Blackwell was still seen as a moderate Republican but he was moving to the right. In 1999 he became the first black to head a major-party presidential campaign when he became national chair of Steve Forbes's presidential bid. Democrats called for him to resign as Republican co-chair of the U.S. Census Monitoring Board, but Blackwell refused. He was quoted in CongressDaily/A.M.: "I look forward to continuing my work to ensure the 2000 census does not repeat the mistakes made in 1990 when over four million people were undercounted or missed." When Forbes withdrew from the race Blackwell moved to the Bush campaign and was involved in the 2000 Florida vote recount that awarded the presidency to George W. Bush.

Embroiled in Election Scandals

In 2003 Blackwell broke with the Ohio governor and Republican leaders over a sales tax increase and gained national attention as spokesperson and co-chair of Citizens for Tax Repeal. In 2004 he led a successful campaign for a state constitutional amendment banning gay marriage. Famously, he championed the privatization of the Ohio Turnpike.

Blackwell oversaw the state's 2004 presidential election, amid myriad complaints about voting-machine failures and polling-site changes. Democrats charged that Blackwell had manipulated the voting to disenfranchise minorities and steal the election for President George W. Bush.
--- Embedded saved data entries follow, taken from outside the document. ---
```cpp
template <int CODE, int WV, bool CONV, bool QUEUE, bool TOP, int IT, bool ALPHA, bool STATS = false, bool SHORT = false, bool LONG = true>
__device__ __forceinline__ void wu_run(const LadderArgs &a, typename WuVec<WV>::type &st, WuCtx &cx, const WuEnv &ev)
{
    static_assert(!QUEUE || CONV, "the work queue serves the runs that stop by the criterion");
    static_assert(!ALPHA || CODE != kCodeToric, "the alpha rule: xzzx / rotated codes");
    static_assert(!STATS || (!CONV && WV <= 16), "the statistics kernels: fixed-length runs of up to 16 state words");
    static_assert(!SHORT || (CONV && QUEUE && ALPHA && !STATS), "the shortest-chain kernels: the alpha rule's queue kernels");
    [[maybe_unused]] uint32_t swapc = 0, nsum = 0;
    const int L = a.L;
    wu_lds_ptr const lml = (wu_lds_ptr)(uintptr_t)(ev.lds0 + ev.lml_off);
    const uint32_t lds0 = ev.lds0, slot = ev.slot, grp = ev.grp;
    const int lane = ev.lane;
    constexpr bool top = TOP;
    constexpr bool LEAN = !CONV && !ALPHA && WV <= 16;
    constexpr bool FRAME = TOP && wu_frame_steps(WV, CONV, ALPHA, IT) != 0;
    constexpr uint32_t FW = (uint32_t)WV + 1u;
    const uint32_t G = a.n_gen;
    const uint32_t m55 = 0x55555555u;
    uint32_t n4 = cx.n4, cls = cx.cls, flag = cx.flag;
    [[maybe_unused]] uint32_t nef = cx.nef;
    [[maybe_unused]] float lxyf = 0.0f, lzf = 0.0f;
    if constexpr (ALPHA) { lxyf = a.bias_l2f[ev.slot][0]; lzf = a.bias_l2f[ev.slot][1]; }
    [[maybe_unused]] const uint32_t cht_base = ev.lds0 + ev.cht_off;
    uint32_t syn = a.first_syndrome + ev.lad;
    [[maybe_unused]] uint32_t t0 = 0;
    [[maybe_unused]] uint32_t tops0 = cx.tops0, samples = 0;
    const wu_const_ptr desc = (wu_const_ptr)a.wu_desc;
    const uint32_t iters = IT ? (uint32_t)IT : a.iters;
    const uint32_t nch = (iters + 9u) / 10u, nc4 = (iters + 3u) / 4u;
    const uint32_t S = 128u / iters;
    const uint32_t thr16 = (uint32_t)((a.thr_logical + 65535u) >> 16);
    const uint32_t thr_base = lds0 + ev.thr_off;
    uint32_t nbias = 0u - (thr_base + 16u);
    asm volatile("" : "+s"(nbias));
    uint32_t pk = 0;
    [[maybe_unused]] uint32_t pa0 = 0, pa1 = 0, pb0 = 0, pb1 = 0;
    [[maybe_unused]] uint32_t pf_a = 0, pf_b = 0, pf_c = 0, pf_l = 0;
    uint32_t ws = (uint32_t)(a.step0 % S);
    uint64_t wi = a.step0 / S;
    auto refresh = [&]() {
        const u32x4 b = wu_philox(wi * 64u + (uint64_t)lane, kSubWuPick, grp, kWuPickStream + slot, a.seed_lo, a.seed_hi);
        if constexpr (FRAME) {
            constexpr uint32_t FS = (uint32_t)wu_frame_steps(WV, CONV, ALPHA, IT);
            wu_lds_rw const frm = (wu_lds_rw)(uintptr_t)(lds0 + ev.frm_off);
#pragma unroll
            for (uint32_t i = 0; i < (FS * FW + 63u) / 64u; ++i) {
                const uint32_t at = i * 64u + (uint32_t)lane;
                if (at < FS * FW) frm[at] = 0u;
            }
            __builtin_amdgcn_fence(__ATOMIC_ACQ_REL, "wavefront");
            if ((uint32_t)lane < FS * (uint32_t)IT / 2u) {
                wu_lds_rw const row = frm + ((uint32_t)lane / ((uint32_t)IT / 2u)) * FW;
                auto desc_word = [&](uint32_t g, int i) { return a.wu_desc[(size_t)g * (CODE == kCodeToric ? 8u : 16u) + (uint32_t)i]; };
                auto lml_word = [&](uint32_t kind, uint32_t pos, int w) { return lml[(kind * (uint32_t)(L + 1) + pos) * (uint32_t)WV + (uint32_t)w]; };
                auto xor_word = [&](uint32_t w, uint32_t v) { __hip_atomic_fetch_xor(row + w, v, __ATOMIC_RELAXED, __HIP_MEMORY_SCOPE_WORKGROUP); };
                wu_frame_add<CODE, WV>(b.x, b.y, thr16, G, L, desc_word, lml_word, xor_word);
                wu_frame_add<CODE, WV>(b.z, b.w, thr16, G, L, desc_word, lml_word, xor_word);
            }
            __builtin_amdgcn_fence(__ATOMIC_ACQ_REL, "wavefront");
        } else {
        const uint32_t g0 = scale_u32(b.y, G), g1 = scale_u32(b.w, G);
        pk = CODE == kCodeToric ? (g0 << 5) | (g1 << 21) : (g0 << 6) | (g1 << 22);
        if (top) { pa0 = b.x; pb0 = b.y; pa1 = b.z; pb1 = b.w; }
        }
    };
    refresh();
    constexpr bool AHEAD = LEAN && !TOP && IT == 10;
    [[maybe_unused]] u32x4 abn{0, 0, 0, 0};
    if constexpr (AHEAD) abn = wu_philox(a.step0, kSubWuAcc, syn, slot, a.seed_lo, a.seed_hi);

    for (uint64_t t = 0; QUEUE || t < a.nsteps + (CONV ? 1u : 0u); ++t) {
        if constexpr (wu_prio_family(WV, ALPHA)) wu_step_priority((uint32_t)t);
        const uint64_t T = QUEUE ? (uint64_t)((uint32_t)t - t0) : a.step0 + t;
        [[maybe_unused]] uint32_t maskv = 0, cdelta = 0;
        const uint32_t pbase = ws * iters;
        [[maybe_unused]] WuAl al{0u, 0u, 0u};
        if constexpr (ALPHA && !top) al.Nb = wu_counts_packed<WV>(st, m55, a.W);
        if constexpr (FRAME) {
            const uint32_t fv = ((wu_lds_ptr)(uintptr_t)(lds0 + ev.frm_off))[ws * FW + (uint32_t)(lane < WV ? lane : WV)];
            maskv = fv;
            cdelta = (uint32_t)__builtin_amdgcn_readlane((int)fv, WV);
// ... 44 lines not shown
#undef QECMC_WU_LOGICAL
                } else {
                    const uint32_t j = c * 10u + (uint32_t)f;
                    if constexpr (IT == 10) {
                        if constexpr (ALPHA) {
                          if ((f & 1) == 0) {
                            const wu_const_ptr eb = (wu_const_ptr)((wu_const_bytes)desc + (r >> 16));
                            const uint32_t d0 = e[0], d1 = e[1], d2 = e[2], d3 = e[3], x0 = e[4], x1 = e[5], x2 = e[6], x3 = e[7];
                            const uint32_t am = e[11], tlo = e[12], thi = e[13], om = e[14], coff = e[15];
                            const uint32_t b0 = eb[0], b1 = eb[1], b2 = eb[2], b3 = eb[3], y0 = eb[4], y1 = eb[5], y2 = eb[6], y3 = eb[7];
                            const uint32_t an = eb[11], ulo = eb[12], uhi = eb[13], on = eb[14], cofn = eb[15];
                            __builtin_amdgcn_sched_barrier(0);
                            wu_propose_alpha<CODE, WV>(a, st, al, wu_field(ab, f), cht_base + coff, lxyf, lzf, d0, d1, d2, d3, x0, x1, x2, x3, tlo, thi, om, am,
                                                       T * nc4 + (j >> 2), j & 3u, syn, slot, m55);
                            wu_propose_alpha<CODE, WV>(a, st, al, wu_field(ab, f + 1), cht_base + cofn, lxyf, lzf, b0, b1, b2, b3, y0, y1, y2, y3, ulo, uhi, on, an,
                                                       T * nc4 + ((j + 1u) >> 2), (j + 1u) & 3u, syn, slot, m55);
                          }
                        } else if constexpr (CODE == kCodeToric) {
                          if ((f & 1) == 0) {
                            const wu_desc8 da = *(wu_const_desc8)e, db = *(wu_const_desc8)((wu_const_bytes)desc + (r >> 16));
                            __builtin_amdgcn_sched_barrier(0);
                            wu_propose<CODE, WV>(st, n4, wu_field(ab, f), thr_base, nbias, da[0], 0u, da[1], da[2], da[3], 0u, da[4], da[5], da[6], 0u, 0u, 0u,
                                                 T * nc4 + (j >> 2), j & 3u, syn, slot, a.seed_lo, a.seed_hi);
                            wu_propose<CODE, WV>(st, n4, wu_field(ab, f + 1), thr_base, nbias, db[0], 0u, db[1], db[2], db[3], 0u, db[4], db[5], db[6], 0u, 0u, 0u,
                                                 T * nc4 + ((j + 1u) >> 2), (j + 1u) & 3u, syn, slot, a.seed_lo, a.seed_hi);
                          }
                        } else
                        if ((f & 1) == 0) {
                            const wu_const_ptr eb = (wu_const_ptr)((wu_const_bytes)desc + (r >> 16));
                            const uint32_t d0 = e[0], d1 = e[1], d2 = e[2], d3 = e[3], x0 = e[4], x1 = e[5], x2 = e[6], x3 = e[7], tlo = e[8];
                            const uint32_t thi = e[9], om = e[10], am = e[11];
                            const uint32_t b0 = eb[0], b1 = eb[1], b2 = eb[2], b3 = eb[3], y0 = eb[4], y1 = eb[5], y2 = eb[6], y3 = eb[7], ulo = eb[8];
                            const uint32_t uhi = eb[9], on = eb[10], an = eb[11];
                            __builtin_amdgcn_sched_barrier(0);
                            wu_propose<CODE, WV>(st, n4, wu_field(ab, f), thr_base, nbias, d0, d1, d2, d3, x0, x1, x2, x3, tlo, thi, om, am,
                                                 T * nc4 + (j >> 2), j & 3u, syn, slot, a.seed_lo, a.seed_hi);
                            wu_propose<CODE, WV>(st, n4, wu_field(ab, f + 1), thr_base, nbias, b0, b1, b2, b3, y0, y1, y2, y3, ulo, uhi, on, an,
                                                 T * nc4 + ((j + 1u) >> 2), (j + 1u) & 3u, syn, slot, a.seed_lo, a.seed_hi);
                        }
                    } else if constexpr (ALPHA) {
                        const uint32_t d0 = e[0], d1 = e[1], d2 = e[2], d3 = e[3], x0 = e[4], x1 = e[5], x2 = e[6], x3 = e[7];
                        const uint32_t am = e[11], tlo = e[12], thi = e[13], om = e[14], coff = e[15];
                        wu_propose_alpha<CODE, WV>(a, st, al, wu_field(ab, f), cht_base + coff, lxyf, lzf, d0, d1, d2, d3, x0, x1, x2, x3, tlo, thi, om, am,
                                                   T * nc4 + (j >> 2), j & 3u, syn, slot, m55);
                    } else if constexpr (CODE == kCodeToric) {
                        const wu_desc8 d = *(wu_const_desc8)e;
                        wu_propose<CODE, WV>(st, n4, wu_field(ab, f), thr_base, nbias, d[0], 0u, d[1], d[2], d[3], 0u, d[4], d[5], d[6], 0u, 0u, 0u,
                                             T * nc4 + (j >> 2), j & 3u, syn, slot, a.seed_lo, a.seed_hi);
                    } else {
                        const uint32_t d0 = e[0], d1 = e[1], d2 = e[2], d3 = e[3], x0 = e[4], x1 = e[5], x2 = e[6], x3 = e[7], tlo = e[8];
                        const uint32_t thi = e[9], om = e[10], am = e[11];
                        wu_propose<CODE, WV>(st, n4, wu_field(ab, f), thr_base, nbias, d0, d1, d2, d3, x0, x1, x2, x3, tlo, thi, om, am,
                                             T * nc4 + (j >> 2), j & 3u, syn, slot, a.seed_lo, a.seed_hi);
                    }
                }
            }
        }
        if (top) {
            cls ^= cdelta;
            n4 = 0;
            [[maybe_unused]] uint32_t tx = 0, tz = 0, txy = 0;
#define QECMC_WU_FLUSH(w)                                                                                    \
            if constexpr (w < WV) {                                                                          \
                wu_xor_s<WV, w>(st, (uint32_t)__builtin_amdgcn_readlane((int)maskv, w));                     \
                if constexpr (ALPHA) wu_count3<WV, w>(st, tx, tz, txy, m55);                                 \
                else wu_count<WV, w>(st, n4, m55);                                                           \
            }
            WU_EACH(QECMC_WU_FLUSH)
#undef QECMC_WU_FLUSH
            if constexpr (ALPHA) { n4 = tz + txy; nef = tz | (txy << 16); }
            n4 <<= 2;
        } else if constexpr (ALPHA) {
            const wu_half2 D = __builtin_bit_cast(wu_half2, al.Dh);
            const uint32_t ez = (uint32_t)((int)((al.Nb >> 10) & 1023u) + (int)(float)D.y), exy = (uint32_t)((int)(al.Nb >> 20) + (int)(float)D.x);
            n4 = (ez + exy) << 2;
            if (al.any) nef = ez | (exy << 16);
        }
        if (++ws == S) { ws = 0; ++wi; refresh(); }

        if constexpr (LEAN) {
        int NCl = a.Nc, ncl = a.ncls;
        uint32_t slotl = ev.slot, lds0l = ev.lds0, once = a.wu_once;
        asm volatile("" : "+s"(NCl), "+s"(ncl), "+s"(slotl), "+s"(lds0l), "+s"(once));
        if constexpr (STATS) once = 0;
        const int NC = NCl;
        const uint32_t slot = slotl;
        const WuLds ol = wu_lds(NC, WV, ncl, 0, false, false);
        constexpr uint32_t xstride = (uint32_t)WV * 256u;
        const uint32_t xaddr = lds0l + (uint32_t)lane * 4u;
        wu_lds_rw const recl = (wu_lds_rw)(uintptr_t)(xaddr + (uint32_t)ol.rec * 4u), swdl = recl + NC * 64;
        const uint32_t tb0 = lds0l + (uint32_t)ol.swapT * 4u;
        const int swb = NC - 1 - (int)slot;
        constexpr bool TOPDRAWS = !LONG && wu_frame_steps(WV, CONV, ALPHA, IT) != 0;
        u32x4 sb{0, 0, 0, 0};
        [[maybe_unused]] u32x4 sb1{0, 0, 0, 0};
        [[maybe_unused]] bool duty = false;
        if constexpr (TOPDRAWS && TOP) {
            sb = wu_philox(T, 0u, syn, kSwapStream, a.seed_lo, a.seed_hi);
            if (NC > 5) sb1 = wu_philox(T, 1u, syn, kSwapStream, a.seed_lo, a.seed_hi);
        } else if constexpr (!TOPDRAWS) {
            duty = swb >= 0 && swb < 4 && swb * 4 < NC - 1;
            if (duty) sb = wu_philox(T, (uint32_t)swb, syn, kSwapStream, a.seed_lo, a.seed_hi);
        }
        auto put_block = [&](int blk, const u32x4 &v) {
            wu_lds_rw p = swdl + (uint32_t)(blk * 4) * 64u;
            const int left = NC - 1 - blk * 4;
            p[0] = v.x;
            if (left > 1) p[64] = v.y;
            if (left > 2) p[128] = v.z;
            if (left > 3) p[192] = v.w;
        };
        __syncthreads();
        wu_put_all<WV>(st, xaddr + slot * xstride);
        recl[slot * 64u] = pack_info(n4 >> 2, slot, cls, flag);
        if constexpr (TOPDRAWS && TOP) {
            put_block(0, sb);
            if (NC > 5) put_block(1, sb1);
        } else if constexpr (!TOPDRAWS) {
            if (duty) put_block(swb, sb);
        }
        wu_ds_wait<WV>(st);
        __syncthreads();
        if constexpr (AHEAD) {
            abn = wu_philox(T + 1u, kSubWuAcc, syn, slot, a.seed_lo, a.seed_hi);
            asm volatile("" : "+v"(abn.x), "+v"(abn.y), "+v"(abn.z), "+v"(abn.w));
        }
        uint32_t mine;
        if (once) {
            if constexpr (TOP) {
                wu_lds_rw pr = recl + (NC - 2) * 64, px = swdl + (NC - 2) * 64;
                uint32_t trow = tb0 + (uint32_t)(NC - 2) * (uint32_t)(kSwapFast * 4);
                uint32_t car = pr[64], lo = pr[0], x = px[0];
                for (int i = NC - 2; i >= 0; --i) {
                    const uint32_t lo_n = pr[-64], x_n = px[-64];
                    const bool flip = wu_pair_flips(a, car, lo, x, trow, i);
                    pr[64] = flip ? lo : car;
                    car = flip ? car : lo;
                    lo = lo_n; x = x_n; pr -= 64; px -= 64; trow -= (uint32_t)(kSwapFast * 4);
                }
                pr[64] = car;
            }
            __syncthreads();
            mine = recl[slot * 64u];
        } else {
            wu_lds_ptr pr = recl + (NC - 2) * 64, px = swdl + (NC - 2) * 64;
            uint32_t trow = tb0 + (uint32_t)(NC - 2) * (uint32_t)(kSwapFast * 4);
            uint32_t car = pr[64];
            for (int i = NC - 2; i >= (int)slot; --i) {
                const uint32_t lo = pr[0];
                car = wu_pair_flips(a, car, lo, px[0], trow, i) ? car : lo;
                pr -= 64; px -= 64; trow -= (uint32_t)(kSwapFast * 4);
            }
            mine = car;
            if (slot != 0) {
                const uint32_t lo = pr[0];
                if (wu_pair_flips(a, car, lo, px[0], trow, (int)slot - 1)) {
                    mine = lo;
                    if constexpr (STATS) swapc += 1u;
                }
            }
        }
        wu_take_all<WV>(st, xaddr + ((mine >> 16) & 0xFFu) * xstride);
        n4 = (mine & 0xFFFFu) << 2; cls = (mine >> 24) & 0x3Fu; flag = mine >> 31;
        if constexpr (STATS) nsum += mine & 0xFFFFu;
        if (top) flag = 1;
        if (slot == 0) {
            tops0 += (NC == 1) | flag;
            if (a.counts != nullptr && tops0 >= a.tops_burn) {
                wu_lds_rw const hist = (wu_lds_rw)(uintptr_t)(xaddr + (uint32_t)ol.hist * 4u);
                hist[(CODE == kCodeXzzx ? (cls ^ (cls >> 1)) : cls) * 64] += 1;
                samples++;
            }
            flag = 0;
        }
        } else {
        int NCl = a.Nc, nql = a.nq, ncl = a.ncls, Ll = a.L, Wl = a.W;
        uint32_t slotl = ev.slot, lds0l = ev.lds0;
        asm volatile("" : "+s"(NCl), "+s"(nql), "+s"(ncl), "+s"(Ll), "+s"(slotl), "+s"(lds0l), "+s"(Wl));
        const int NC = NCl, nq = nql, ncls = ncl;
        const uint32_t slot = slotl;
        const WuLds ol = wu_lds(NC, Wl, ncls, Ll, CONV, ALPHA, SHORT);
        wu_lds_rw const ldsl = (wu_lds_rw)(uintptr_t)lds0l;
        wu_lds_rw const rec = ldsl + ol.rec, swd = ldsl + ol.swd, hist = ldsl + ol.hist, swapT = ldsl + ol.swapT;
        volatile __attribute__((address_space(3))) uint32_t *const stopf = ldsl + ol.stop;
        [[maybe_unused]] wu_lds_rw const bk = ldsl + ol.bk + (uint32_t)lane, mail = ldsl + ol.mail, bot = ldsl + ol.bot, bot2 = ldsl + ol.bot2;
        [[maybe_unused]] wu_lds_drw const nefd = (wu_lds_drw)(ldsl + ol.nef) + (uint32_t)lane;
        [[maybe_unused]] wu_lds_dptr const lnbd = (wu_lds_dptr)(ldsl + ol.lnb);
        [[maybe_unused]] wu_lds_rw const skey = ldsl + ol.skey + (uint32_t)lane, sst = ldsl + ol.sst + (uint32_t)lane;
        const uint32_t xaddr = lds0l + (uint32_t)lane * 4u;
        constexpr bool PAD = WV == 32 || !CONV;
        const uint32_t xstride = (uint32_t)(WV == 32 ? kWuHalf : PAD ? WV : Wl) * 256u;
        const int swb = NC - 1 - (int)slot;
        u32x4 sb{0, 0, 0, 0};
        const bool duty = swb >= 0 && swb < 4 && swb * 4 < NC - 1;
        if (duty) sb = wu_philox(T, (uint32_t)swb, syn, kSwapStream, a.seed_lo, a.seed_hi);
        __syncthreads();
        {
            const uint32_t xo = xaddr + slot * xstride;
#define QECMC_WU_PUT(w) if constexpr (w < WV && w < kWuHalf) { if (WV == 32 || !CONV || w < wu_words_min(WV) || w < Wl) wu_ds_write<WV, w>(st, xo); }
#define QECMC_WU_PUT_HI(w) if constexpr (w < WV && w >= kWuHalf) wu_ds_write<WV, w, w - kWuHalf>(st, xo);
            WU_EACH(QECMC_WU_PUT)
            rec[slot * 64u + (uint32_t)lane] = pack_info(n4 >> 2, slot, cls, flag);
            if constexpr (ALPHA) nefd[slot * 64u] = alpha_neff(nef, a.alpha);
            if (duty) {
                wu_lds_rw p = swd + (uint32_t)(swb * 4) * 64u + (uint32_t)lane;
                const int left = NC - 1 - swb * 4;
                p[0] = sb.x;
                if (left > 1) p[64] = sb.y;
                if (left > 2) p[128] = sb.z;
                if (left > 3) p[192] = sb.w;
            }
        }
        wu_ds_wait<WV>(st);
        __syncthreads();
        if constexpr (CONV) { if (stopf[t & 1]) break; }
        {
            wu_lds_ptr cur = rec + (uint32_t)lane, sx = swd + (uint32_t)lane;
            uint32_t car = cur[(NC - 1) * 64], mine = car;
            const int i_stop = slot == 0 ? 0 : (int)slot - 1;
            for (int i = NC - 2; i >= i_stop; --i) {
                const uint32_t lo = cur[i * 64], x = sx[i * 64];
                bool flip;
                if constexpr (ALPHA) {
                    flip = wu_alpha_flip(x, nefd[(i + 1) * 64], nefd[i * 64], lnbd[i]);
                } else {
                const int d = (int)(car & 0xFFFFu) - (int)(lo & 0xFFFFu);
                const int dd = d < 1 ? 1 : d;
                bool lt = x < swapT[i * kSwapFast + (dd < kSwapFast ? dd : 0)];
                if (dd >= kSwapFast) lt = (uint64_t)x < a.swap_thr[(size_t)i * (nq + 1) + dd];
                flip = d <= 0 || lt;
                }
                const uint32_t into = flip ? lo : car;
                car = flip ? car : lo;
                if ((int)slot == i + 1) {
                    mine = into;
                    if constexpr (STATS) swapc += flip ? 1u : 0u;
                }
            }
            if (slot == 0) mine = car;
// ... 230 lines not shown
```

Black Enterprise quoted Ohio Democratic Congresswoman Stephanie Tubbs Jones: "Ken Blackwell…has done things to frustrate people's access to the ballot box…[Blackwell] served as chair of the Bush re-election campaign in Ohio; it's not illegal but it truly creates an appearance of impropriety and makes people think, ‘how could he chair the campaign for the president and then be the one responsible for ensuring that we have a fair election?’" Harper's quoted from Congressman John Conyers' report Preserving Democracy: What Went Wrong in Ohio: "In many cases, these irregularities were caused by intentional misconduct and illegal behavior, much of it involving Secretary of State J. Kenneth Blackwell…."

Blackwell had his defenders. In his magazine Steve Forbes called Blackwell "an unsung hero" of the 2004 elections who "did everything humanly possible to ensure an honest vote." Following multiple recounts and lawsuits Blackwell was cleared of any role in the voting irregularities. However new election rules implemented by Blackwell made it impossible to conduct traditional voter-registration drives. Holly Hudson in the Dayton City Paper wrote that Blackwell "has been busy ensuring that every Ohioan's right to vote is made progressively more difficult."

Wooed the Religious Right

The media attention surrounding the 2004 elections helped launch Blackwell's gubernatorial campaign, but he was considered a long-shot for the Republican nomination. Over the years he had alienated Republican insiders and he trailed his opponents in campaign funding. He was attacked as a hypocrite for his opposition to gambling and abortion rights when his multimillion-dollar stock portfolio included investments in slot machines and emergency contraception. However black radio stations made a last-minute appeal, urging Democratic voters to cross over and vote for Blackwell in the Republican primary. The Ohio Restoration Project mobilized "patriot pastors" for Blackwell. Although the primary was again plagued with widespread voting irregularities and Blackwell was criticized for overseeing an election in which he was a candidate, he won the Republican nomination with 56% of the vote.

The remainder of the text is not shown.